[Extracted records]
● ● ● ●

template <int P>
__global__ void __launch_bounds__(AT_CHAINS * 128, 1)
attention64_tc_kernel(eqd_graph g, const float* __restrict__ proj, const unsigned char* __restrict__ kv,
                      long kv_split_stride, float* __restrict__ mu) {
  extern __shared__ __align__(128) unsigned char smem_raw[];
  AtChainSmem& W = reinterpret_cast<AtChainSmem*>(smem_raw)[threadIdx.x >> 7];
  const int tid = threadIdx.x, wgi = tid >> 7, t = tid & 127, lane = t & 31;
  const int bar = 1 + wgi;
  if (t == 0) {
    for (int b = 0; b < 2; ++b) {
      mbar_init(&W.k_bar[b], 1);
      mbar_init(&W.v_bar[b], 1);
    }
    asm volatile("fence.mbarrier_init.release.cluster;" ::: "memory");
  }
  wg_barrier(bar);
  const unsigned k_saddr = smem_u32(W.k), v_saddr = smem_u32(W.v);
  const int B = g.n_pairs, nht = 2 * g.n_node_tiles, hstride = gridDim.x * AT_CHAINS;
  const unsigned char* k_g = kv;
  const unsigned char* v_g = kv + 3 * kv_split_stride;

  const int chain = blockIdx.x * AT_CHAINS + wgi;
  auto find_tile = [&](int k, AtTile& m) {
    for (; chain + k * hstride < nht; ++k) {
      const int ht = (chain + k * hstride) ^ (k & 1);
      const int seg = __ldg(g.node_tiles + 2 * (ht >> 1));
      m.node0 = __ldg(g.node_tiles + 2 * (ht >> 1) + 1) + 64 * (ht & 1);
      m.nvalid = min(64, __ldg(g.seg_ptr + seg + 1) - m.node0);
      if (m.nvalid <= 0) continue;
      const int pseg = seg < B ? seg + B : seg - B;
      m.j0 = __ldg(g.seg_ptr + pseg);
      m.j1 = __ldg(g.seg_ptr + pseg + 1);
      m.blk_lo = m.j0 >> 3;
      m.nchunks = (((m.j1 + 7) >> 3) - m.blk_lo + 7) >> 3;
      return k;
    }
    return -1;
  };
  unsigned kfill = 0, kcons = 0, vfill = 0, vcons = 0;
  auto fill = [&](unsigned char (*dst)[3][AT_CHUNK_BYTES], unsigned long long* bars, unsigned& n, const unsigned char* src,
                  int blk0) {
    if (t == 0) {
      unsigned long long* b = &bars[n & 1];
      mbar_expect_tx(b, 3 * AT_CHUNK_BYTES);
#pragma unroll
      for (int s = 0; s < 3; ++s) bulk_g2s(dst[n & 1][s], src + s * kv_split_stride + (long)blk0 * 1024, AT_CHUNK_BYTES, b);
    }
    ++n;
  };
  auto consume = [&](unsigned long long* bars, unsigned& n) {
    mbar_wait(&bars[n & 1], (n >> 1) & 1);
    return (int)((n++) & 1);
  };
  auto stage_q = [&](const AtTile& m) { stage_rows64(W.qs, proj, 320, 128, m.node0, m.nvalid, t); };

  const int fr0 = (t >> 5) * 16 + (lane >> 2), fc = 2 * (lane & 3);
  AtTile cur, nxt;
  int kt = find_tile(0, cur);
  bool k_ahead = false, v_ahead = false;
  if (kt >= 0) stage_q(cur);
  while (kt >= 0) {
    int ktn = -1;
    bool looked = false;
    auto look_ahead = [&]() {
      if (looked) return;
      looked = true;
      ktn = find_tile(kt + 1, nxt);
      if (ktn >= 0) stage_q(nxt);
    };
    if (cur.nchunks > 0 && !k_ahead) fill(W.k, W.k_bar, kfill, k_g, cur.blk_lo);
    cp_async_wait<0>();
    wg_barrier(bar);
    unsigned qf[3][4][4];
    staged_rows_to_a_split3<P>(W.qs, t, qf);
    wg_barrier(bar);
    auto k_desc = [&](int kb_) {
      return [&, kb_](int sp, int kk) { return b_desc_ex(k_saddr + (kb_ * 3 + sp) * AT_CHUNK_BYTES + kk * 256, 128, 1024); };
    };
    float mx[2] = {-INFINITY, -INFINITY};
    for (int c = 0; c < cur.nchunks; ++c) {
      const int kb_ = consume(W.k_bar, kcons);
      fill(W.k, W.k_bar, kfill, k_g, cur.blk_lo + (c + 1 < cur.nchunks ? 8 * (c + 1) : 0));
      float s[32];
      wg_gemm6_rs_issue<64, 4, 0, true>(s, qf, k_desc(kb_), false);
      look_ahead();
      wg_mma_wait(s);
      const int key0 = (cur.blk_lo + 8 * c) * 8 + fc;
#pragma unroll
      for (int j = 0; j < 8; ++j)
#pragma unroll
        for (int e = 0; e < 2; ++e) {
          const int kn = key0 + 8 * j + e;
          const bool ok = kn >= cur.j0 && kn < cur.j1;
#pragma unroll
          for (int h = 0; h < 2; ++h) mx[h] = fmaxf(mx[h], ok ? s[4 * j + 2 * h + e] : -INFINITY);
        }
      wg_barrier(bar);
    }
    look_ahead();
#pragma unroll
    for (int h = 0; h < 2; ++h) {
      mx[h] = fmaxf(mx[h], __shfl_xor_sync(0xffffffffu, mx[h], 1));
      mx[h] = fmaxf(mx[h], __shfl_xor_sync(0xffffffffu, mx[h], 2));
    }
    float lh[2][2] = {{0.f, 0.f}, {0.f, 0.f}};
    float o_acc[32];
#pragma unroll
    for (int i = 0; i < 32; ++i) o_acc[i] = 0.f;
    if (cur.nchunks > 0 && !v_ahead) fill(W.v, W.v_bar, vfill, v_g, cur.blk_lo);
    for (int c = 0; c < cur.nchunks; ++c) {
      const int kb_ = consume(W.k_bar, kcons);
      const bool last = c + 1 == cur.nchunks;
      if (!last) {
        fill(W.k, W.k_bar, kfill, k_g, cur.blk_lo + 8 * (c + 1));
        fill(W.v, W.v_bar, vfill, v_g, cur.blk_lo + 8 * (c + 1));
      } else if (ktn >= 0 && nxt.nchunks > 0) {
        fill(W.k, W.k_bar, kfill, k_g, nxt.blk_lo);
        fill(W.v, W.v_bar, vfill, v_g, nxt.blk_lo);
      }
      float s[32];
      wg_gemm6_rs_issue<64, 4, 0, false, P>(s, qf, k_desc(kb_), false);
      wg_mma_wait(s);
      const int key0 = (cur.blk_lo + 8 * c) * 8 + fc;
#pragma unroll
      for (int j = 0; j < 8; ++j)
#pragma unroll
        for (int e = 0; e < 2; ++e) {
          const int kn = key0 + 8 * j + e;
          const bool ok = kn >= cur.j0 && kn < cur.j1;
#pragma unroll
          for (int h = 0; h < 2; ++h) {
            float& x = s[4 * j + 2 * h + e];
            x = ok ? expf(x - mx[h]) : 0.f;
          }
        }
      {
        float ps[32];
#pragma unroll
        for (int i = 0; i < 32; ++i) ps[i] = __shfl_xor_sync(0xffffffffu, s[i], 2);
#pragma unroll
        for (int h = 0; h < 2; ++h)
#pragma unroll
          for (int ch = 0; ch < 2; ++ch) {
            float s0 = 0.f, s1 = 0.f;
#pragma unroll
            for (int c4 = 0; c4 < 8; ++c4) {
              s0 = __fadd_rn(s0, chain_val(s, ps, h, ch, c4, 0));
              s1 = __fadd_rn(s1, chain_val(s, ps, h, ch, c4, 1));
            }
            const float sp = __fadd_rn(s0, s1);
            lh[h][ch] = __fadd_rn(lh[h][ch], __fadd_rn(sp, __shfl_xor_sync(0xffffffffu, sp, 1)));
          }
      }
      unsigned pf[3][4][4];
      acc_to_a_split3<4, P>(s, pf);
      const int vb_ = consume(W.v_bar, vcons);
      float o[32];
      wg_gemm6_rs_issue<64, 4, 1, false, P>(o, pf, [&](int sp, int kk) {
        return b_desc_ex(v_saddr + (vb_ * 3 + sp) * AT_CHUNK_BYTES + kk * 2048, 1024, 128); }, false);
      wg_mma_wait(o);
#pragma unroll
      for (int i = 0; i < 32; ++i) o_acc[i] = __fadd_rn(o_acc[i], o[i]);
      wg_barrier(bar);
    }
    k_ahead = v_ahead = ktn >= 0 && nxt.nchunks > 0 && cur.nchunks > 0;
#pragma unroll
    for (int h = 0; h < 2; ++h) {
      const float l = __fadd_rn(lh[h][0], lh[h][1]);
      const float inv = l > 0.f ? 1.f / l : 0.f;
      const int row = fr0 + 8 * h;
      if (row < cur.nvalid) {
        float* dst = mu + (long)(cur.node0 + row) * EQD_HID + fc;
#pragma unroll
        for (int j = 0; j < 8; ++j)
          *reinterpret_cast<float2*>(dst + 8 * j) = make_float2(o_acc[4 * j + 2 * h] * inv, o_acc[4 * j + 2 * h + 1] * inv);
      }
    }
    kt = ktn;
    cur = nxt;
  }
  cp_async_wait<0>();
}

● ● ● ●

**Assigned task:**
Go through the entries above and report every line in which the word "threadIdx" appears.

**Written solution:**
  AtChainSmem& W = reinterpret_cast<AtChainSmem*>(smem_raw)[threadIdx.x >> 7];
  const int tid = threadIdx.x, wgi = tid >> 7, t = tid & 127, lane = t & 31;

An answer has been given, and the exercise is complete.